Thread: Multiplexing bitplanes into bytes

  1. #1
    Registered /usr
    Join Date
    Aug 2001
    Location
    Newport, South Wales, UK
    Posts
    1,273

    Multiplexing bitplanes into bytes

    Hello,

    This may be more appropriate in the Game Programming forum, but anyway...

    I've written some code that reads in bits from 4 seperate bitplanes and multiplexes them into bytes, i.e. the upper half of the first byte contains the first bits from the bitplanes, the lower half the second bits, etc.
    Code:
    // inputs: unsigned char *lpBuffer, bitmap_t *bmpBitmap
    int i, j, iMaskShift = 7, iShift = 4, iSize;
    unsigned char *lpPointers[4], ucColour, ucSourceMask = 0x80, ucDestMask = 0xF;
    
    // setup pointers
    for (i=0;i<4;i++)
    	lpPointers[i] = bmpBitmap->lpPlanes[i];
    
    iSize = bmpBitmap->sWidth * bmpBitmap->sHeight;
    for (i=0;i<iSize;i++)
    {
    	ucColour = 0;
    	for (j=0;j<4;j++)
    		ucColour |= ((*lpPointers[j] & ucSourceMask) >> iMaskShift) << (j + iShift);
    
    	*lpBuffer = (*lpBuffer & ucDestMask) | ucColour;
    	ucDestMask = ~ucDestMask;
    	if (iShift)
    		iShift = 0;
    	else
    	{
    		iShift = 4;
    		lpBuffer++;
    	}
    
    	if (iMaskShift--)
    		ucSourceMask >>= 1;
    	else
    	{
    		iMaskShift = 7;
    		ucSourceMask = 0x80;
    		for (j=0;j<4;j++)
    			lpPointers[j]++;
    
    	}
    
    }
    The thing is, it's not terribly fast.
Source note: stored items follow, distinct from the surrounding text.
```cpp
struct d2g_tuning {
    std::vector<std::pair<std::string, std::string>> kv;
    const char *get(const char *name) const {
        for (const auto &p : kv) if (p.first == name) return p.second.c_str();
        return nullptr;
    }
};
void d2g_tuning_load(d2g_tuning &t);
struct d2g_k2_tuning {
    bool sparse = true;
    size_t min_n = 8192;
    int link = 1;
    double tile_frac = 0.35;
    int olink = 1;
    int emit_big = 0;
    int ride = 127;
    int rank_share = 35;
    int merge = 1;
    int remember = 1;
    size_t long_list = 786432;
    int predict = 1;
    int list_form = 0;
    size_t list_div = 8;
    bool sort = true;
    int tagbits_max = 31;
    int id16 = 1;
    int nsplit_req = 0;
};
d2g_k2_tuning d2g_k2_tuning_resolve(const d2g_tuning &t);
std::string d2g_k2_tuning_json(const d2g_ctx *ctx);
uint64_t d2g_k2_tuning_hash(const d2g_ctx *ctx);

constexpr int K3_MAXBBITS = 12;
constexpr int K3_ROUND_KEYS = 1400;
constexpr int K3_TARGET = 1024;
constexpr int K3_L1BITS = 8;
constexpr uint64_t K3_SPLIT_MIN = 4 * 1400;
struct d2g_k3_tuning {
    bool compact = false;
    bool light = true;
    uint32_t l1bits = K3_L1BITS;
// ... 91 lines not shown
```

dashing2_amd/csrc/d2g_k2.h:

```cpp
#pragma once
#include "d2g_internal.h"

#include <algorithm>

struct SpRider { uint32_t *out; size_t cnt; const uint32_t *vsrc; uint32_t vimm, own, piece0; };
constexpr SpRider SP_NO_RIDER{nullptr, 0, nullptr, 0u, 0xFFFFFFFFu, 0u};
constexpr int SP_FILL_PER_THREAD = 8, SP_FILL_THREADS = 256;
inline size_t sp_fill_pieces(size_t cnt) { return div_up<size_t>(cnt / 4 + 1, (size_t)SP_FILL_THREADS * SP_FILL_PER_THREAD); }
#ifndef D2G_SP_RW_M_LINK0
#define D2G_SP_RW_M_LINK0 8
#endif
#ifndef D2G_SP_RW_M_PLANES
#define D2G_SP_RW_M_PLANES 5
#endif
constexpr unsigned SP_RW_PLAN = 6, SP_RW_FLATTEN = 5, SP_RW_COUNT = 5, SP_RW_ATTACH = 5, SP_RW_SCAN = 8, SP_RW_ALL = 35;
constexpr unsigned SP_RW_M_LINK0 = D2G_SP_RW_M_LINK0, SP_RW_M_PLANES = D2G_SP_RW_M_PLANES;
constexpr int BS_RANK_THREADS = 1024, BS_RANK_PF = 12;
constexpr uint32_t SP_RANK_FILL_PER_WG = (uint32_t)(BS_RANK_PF * BS_RANK_THREADS * 16 / (SP_FILL_THREADS * SP_FILL_PER_THREAD * 16));
static_assert(SP_RANK_FILL_PER_WG * SP_FILL_THREADS * SP_FILL_PER_THREAD == BS_RANK_PF * BS_RANK_THREADS, "the rank kernel's stores of one workgroup are whole pieces");

struct SpInit {
    uint32_t *label = nullptr, *ones = nullptr, *zero = nullptr;
    uint32_t n = 0, owords = 0, zwords = 0;
};
// ... 37 lines not shown
        next += n;
        *grid = own + n;
        return r;
    }
};

struct SpFilled {
    uint32_t *out = nullptr;
    size_t cnt = 0;
    size_t pieces = 0;
    const uint32_t *src = nullptr;
    bool by_riders = false;
    void set_early(uint32_t *o, size_t n, const uint32_t *s) { out = o; cnt = n; pieces = (size_t)-1; src = s; by_riders = false; }
    void set_by_riders(const SpAnnounced &a) { out = a.out; cnt = a.cnt; pieces = a.next; src = a.vsrc; by_riders = true; }
    size_t done_for(const uint32_t *o, size_t n, const uint32_t *s, size_t npieces) const { return (out == o && cnt == n && src == s) ? std::min(pieces, npieces) : 0; }
    void void_after_prepare() { if (by_riders) out = nullptr; }
    void clear() { out = nullptr; }
};

enum SpMappedWord : uint32_t { SP_MW_GAVEUP = 0, SP_MW_LIST_LEN = 1, SP_MW_SUMS = 2, SP_MW_TICKET = 6, SP_MW_WORDS = 16 };

struct SpDecision {
    unsigned prepares = 0; bool skipped = false;
    bool merged = false; unsigned kernels = 0;
    int skip_cached = -1;
    bool sample_pending = false; uint32_t sample_ticket = 0;
    bool pred_valid = false, pred_dense = false; double pred_entries = 0, pred_family_pairs = 0;
    bool big = true;
    bool looked = false, looked_dense = false; uint32_t samp_sums[4] = {0, 0, 0, 0};
    uint64_t fill_announced = 0, fill_rank = 0, fill_carried = 0;
};

struct SpState {
    unsigned sp_launch = 0;
    d2g_dev<uint32_t> d_stream_s;
    d2g_dev<uint32_t> d_sperm;
    d2g_dev<uint32_t> d_sinv;
    d2g_dev<uint32_t> d_label;
    d2g_dev<uint32_t> d_owner;
    size_t owner_stride = 0;
    d2g_dev<uint32_t> d_segend;
    d2g_dev<uint32_t> d_posseg;
    d2g_dev<uint32_t> d_hint;
    d2g_dev<uint32_t> d_spz;
    size_t spz_words = 0;
    uint32_t *d_lcnt = nullptr;
    uint32_t *d_gbm = nullptr;
// ... 97 lines not shown
```

dashing2_amd/csrc/d2g_k2_bitslice.hip:

```cpp
#include "d2g_internal.h"
#include "d2g_k2.h"
#include "d2g_k2_shape.h"
#include <chrono>
#include <cstring>
#include <algorithm>
#include <vector>

namespace {

typedef uint32_t u32x16 __attribute__((ext_vector_type(16)));
typedef u32x16 __attribute__((aligned(4))) u32x16_u;
constexpr uint32_t BS_EMPTY = 0xFFFFFFFFu;

constexpr uint32_t BS_DUP = 0x80000000u;
constexpr uint32_t BS_UNIQ = 0x80000000u;
constexpr uint32_t BS_PENDING = 0x40000000u;
constexpr int BS_LOG_TLDS_MAX = 15;
template <typename IdT> struct BsId;
template <> struct BsId<uint32_t> { static constexpr uint32_t UNIQ = BS_UNIQ; static constexpr int UBIT = 31; };
template <> struct BsId<uint16_t> { static constexpr uint32_t UNIQ = 0x8000u; static constexpr int UBIT = 15; };
constexpr size_t BS_ID16_MAX_N = ((size_t(1) << BS_LOG_TLDS_MAX) * 2) / 3;
static_assert(BS_ID16_MAX_N / 2 < BsId<uint16_t>::UNIQ, "16-bit ids: the highest rank (N / 2) must stay below the unique flag");
static_assert((size_t(1) << BS_LOG_TLDS_MAX) - 1 <= 0xFFFFu, "16-bit ids: the general single-partition kernel parks a table slot in ids[] between its two loops");

// ... 437 lines not shown
        uint32_t mx = 0;
        for (uint32_t x = 0; x < 32; ++x) mx = max(mx, d2s[perm_s[(uint32_t)g * 32 + x]]);
        meta[g] = mx + 1;
        if (ex_meta) ex_meta[g] = mx + 1;
    }
}

__global__ __launch_bounds__(BS_PLAN_THREADS) void bs_colplan_kernel(BsPlanArgs pa, SpRider rider) {
    SP_RIDE_OR_WORK(rider);
    extern __shared__ __attribute__((aligned(16))) uint32_t plan_lds[];
    bs_colplan_body<BS_PLAN_THREADS>(pa, bs_plan_lds(plan_lds, (uint32_t)pa.ntb * 32u));
}

constexpr int BS_FORM_STREAM = 1, BS_FORM_EXCHANGE = 2;
constexpr size_t BS_SLACK = 64;
struct BsPlanesArgs {
    const void *ids; size_t N, Npad; uint32_t *planes, *stream; size_t Nstride; int nbits_cap; const uint32_t *meta; int forms;
    const uint32_t *perm, *colcnt, *sperm;
};
BsPlanesArgs planes_args_of(const d2g_cmp_set *set, uint32_t *planes, int forms) {
    return BsPlanesArgs{set->d_ids.get(), set->N, set->Npad, planes, set->d_stream, set->Nstride, set->nbits_cap, set->d_meta, forms, set->d_perm, set->d_colcnt, nullptr};
}
template <bool SPLIT, typename IdT = uint32_t>
__device__ __forceinline__ void bs_planes_body(const BsPlanesArgs &a, size_t bx, size_t tb) {
    static_assert(!SPLIT || sizeof(IdT) == 4, "bs_planes_body: split ranks are 32-bit ids");
    constexpr int UBIT = BsId<IdT>::UBIT;
    const IdT *__restrict__ ids = static_cast<const IdT *>(a.ids);
    const uint32_t *__restrict__ meta = a.meta, *__restrict__ perm = a.perm, *__restrict__ colcnt = a.colcnt, *__restrict__ sperm = a.sperm;
    uint32_t *__restrict__ planes = a.planes, *__restrict__ stream = a.stream;
    const size_t N = a.N, Npad = a.Npad, Nstride = a.Nstride;
    const int nbits_cap = a.nbits_cap, forms = a.forms;
    const size_t jpos = bx * 256 + threadIdx.x;
    const size_t slot = (forms & BS_FORM_STREAM) ? stream_slot_wave(meta, (int)tb) : 0;
    if (jpos >= Nstride) return;
    const size_t j = sperm ? (size_t)sperm[jpos] : jpos;
    const int nbits = live_planes(meta, (int)tb);
    typedef const u32x16_u __attribute__((address_space(4))) *slots_ptr;
    const u32x16_u pa = *(slots_ptr)(uintptr_t)(perm + tb * 32), pb = *(slots_ptr)(uintptr_t)(perm + tb * 32 + 16);
    uint32_t id[32];
#pragma unroll
    for (int x = 0; x < 32; ++x) {
        const uint32_t t = x < 16 ? pa[x] : pb[x - 16];
        const bool real = t != BS_NOCOL && j < N;
        uint32_t w = real ? ids[(size_t)t * Npad + j] : 0u;
        if (SPLIT && real && !(w >> 31)) w = (w & BS_RANK_MASK) + colcnt[(size_t)t * BS_CC_STRIDE + (w >> BS_SPLIT_SHIFT)];
        id[x] = w;
    }
    uint32_t u = 0;
#pragma unroll
    for (int x = 0; x < 32; ++x) u |= (id[x] >> UBIT) << x;
    uint32_t *dst = planes + tb * (size_t)(nbits_cap + 1) * Nstride + jpos;
    const bool ex = forms & BS_FORM_EXCHANGE, st = forms & BS_FORM_STREAM;
    uint32_t *sdst = st ? stream + slot * 2 * Nstride + jpos : nullptr;
    for (int b = 0; b < nbits; ++b) {
        uint32_t w = 0;
// ... 307 lines not shown
        const int logTl = set->logT < BS_LOG_TLDS_MAX ? set->logT : BS_LOG_TLDS_MAX;
        const size_t lds = (size_t(1) << logTl) * sizeof(uint32_t);
        const bool id16 = set->id_bits == 16;
        D2G_CHECK(ctx, !(multi && id16), "bitslice: the multi-partition rank kernel with 16-bit ids");
        void (*kern)(const uint64_t *, size_t, size_t, uint32_t, int, void *, uint32_t *, uint32_t *, int, uint32_t, int, uint32_t *, size_t, SpRider, uint32_t) = bs_rank_kernel<false, false>;
        const bool fast = !multi && N <= (size_t)BS_RANK_PF * BS_RANK_THREADS;
        if (multi) kern = bs_rank_kernel<true, false>;
        else if (fast) kern = id16 ? bs_rank_kernel<false, true, uint16_t> : bs_rank_kernel<false, true>;
        else if (id16) kern = bs_rank_kernel<false, false, uint16_t>;
        if (lds > 48 * 1024)
            D2G_HIP(ctx, hipFuncSetAttribute((const void *)kern, hipFuncAttributeMaxDynamicSharedMemorySize, (int)lds));
        if (nsplit > 1) D2G_HIP(ctx, hipMemsetAsync(set->d_ids, 0, S * Npad * sizeof(uint32_t), s));
        const bool look = sparse_path && sp_sample_due(ctx, set);
        SpRider rank_fill = SP_NO_RIDER; uint32_t rank_n = 0;
        if (sparse_path && fast && !look && sp->announced.riding() < SP_SIDE_FILL_PIECES)
            rank_fill = sp->announced.take_first((unsigned)ctx->k2.rank_share, (uint64_t)SP_RANK_FILL_PER_WG * S, &rank_n);
        D2G_CHECK(ctx, rank_n <= (uint64_t)SP_RANK_FILL_PER_WG * S * nsplit, "bitslice: the rank kernel's share of the fill does not fit its grid");
        if (sp) sp->dec.fill_rank = rank_n;
        hipLaunchKernelGGL(kern, dim3((unsigned)(S * nsplit)), dim3(BS_RANK_THREADS), lds, s, set->d_cols, N, Npad, set->T, set->logT,
                           (void *)set->d_ids.get(), set->d_colcnt, set->d_meta + set->ntb, ctx->k2.tagbits_max, (uint32_t)S, nsplit,
                           (sp && nsplit == 1) ? sp->d_owner.get() : (uint32_t *)nullptr, sp ? sp->owner_stride : 0, rank_fill, rank_n);
        if (sp) sp->dec.kernels = 2 + (join.ev ? 1 : 0);
        if (look) { if (int rc = sp_sample_enqueue(ctx, set, s)) return rc; if (sp->dec.sample_pending) sp->dec.kernels += 2; }
        const bool merged = sparse_path && !look && ctx->k2.merge && nsplit == 1 && sp->d_owner && ctx->k2.olink && ctx->k2.link && sp->dec.skip_cached != 1;
        if (sp) sp->dec.merged = merged;
        if (!merged) {
            unsigned g = 1; const SpRider rd = sp ? sp->announced.take(1, SP_RW_PLAN, false, 1, &g) : SP_NO_RIDER;
            const BsPlanArgs pa{set->d_colcnt, (uint32_t)S, set->ntb, nsplit, set->d_perm, set->d_meta, set->d_meta + set->ntb, set->ex_meta, set->ex_status, ctx->k2.sort ? 1 : 0};
            hipLaunchKernelGGL(bs_colplan_kernel, dim3(g), dim3(BS_PLAN_THREADS), bs_plan_lds_words((uint32_t)set->ntb * 32u, pa.sort) * 4, s, pa, rd);
            if (sp) sp->dec.kernels += 1;
        }
    }
    if (sparse_path) {
        if (!sp->dec.merged) { if (int rc = launch_planes(ctx, set, set->d_planes, BS_FORM_STREAM, s)) return rc; sp->dec.kernels += 1; }
        if (int rc = sp_sample_collect(ctx, set, s)) return rc;
        if (int rc = sp_prepare_order(ctx, set, nsplit > 1, s)) return rc;
        if (int rc = sp_permute(ctx, set, s)) return rc;
        set->srt_valid = true; set->nat_valid = true;
        sp->dec.fill_carried = sp->announced.next - sp->dec.fill_rank;
        if (sp->announced.riding()) sp->filled.set_by_riders(sp->announced);
        else sp->filled.void_after_prepare();
        sp->announced.served();
        D2G_HIP(ctx, hipGetLastError());
        return D2G_OK;
    }
    if (sp) sp->announced.served();
    const int forms = set->export_only ? BS_FORM_EXCHANGE : (BS_FORM_STREAM | (set->want_exchange ? BS_FORM_EXCHANGE : 0));
// ... 95 lines not shown
                      hipStream_t s) {
    return launch_bitslice(ctx, set, rect_shape(set->N, a0, a1, b0, b1), StoreEq{eq_out}, s);
}
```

Running this on a 2 GHz Pentium 4, CPU usage of up to 98% is observed when bmpBitmap describes a set of 640x480 bitplanes and the code is executed 60 times a second.

    Could anyone suggest some performance enhancements?

  2. #2
    Frequently Quite Prolix dwks's Avatar
    Join Date
    Apr 2005
    Location
    Canada
    Posts
    8,057
    Yes, this should probably have gone in the Game Programming Forum.
    Code:
    // setup pointers
    for (i=0;i<4;i++)
    	lpPointers[i] = bmpBitmap->lpPlanes[i];
    You could initialize those pointers to those values.

    The thing is, it's not terribly fast. Running this on a 2 GHz Pentium 4, CPU usage of up to 98% is observed when bmpBitmap describes a set of 640x480 bitplanes and the code is executed 60 times a second.
    Your code looks pretty good. What delay function are you using to keep the frame rate at 60 FPS? Most delay functions that I know of run the CPU at 100%. The DOS delay(), the SDL function, etc all run my processor up, too.

    To see how fast the code really is, run it on a slower computer (like mine), or remove the syncronizing code (if you can) and see what the FPS is then.
    dwk

    Seek and ye shall find. quaere et invenies.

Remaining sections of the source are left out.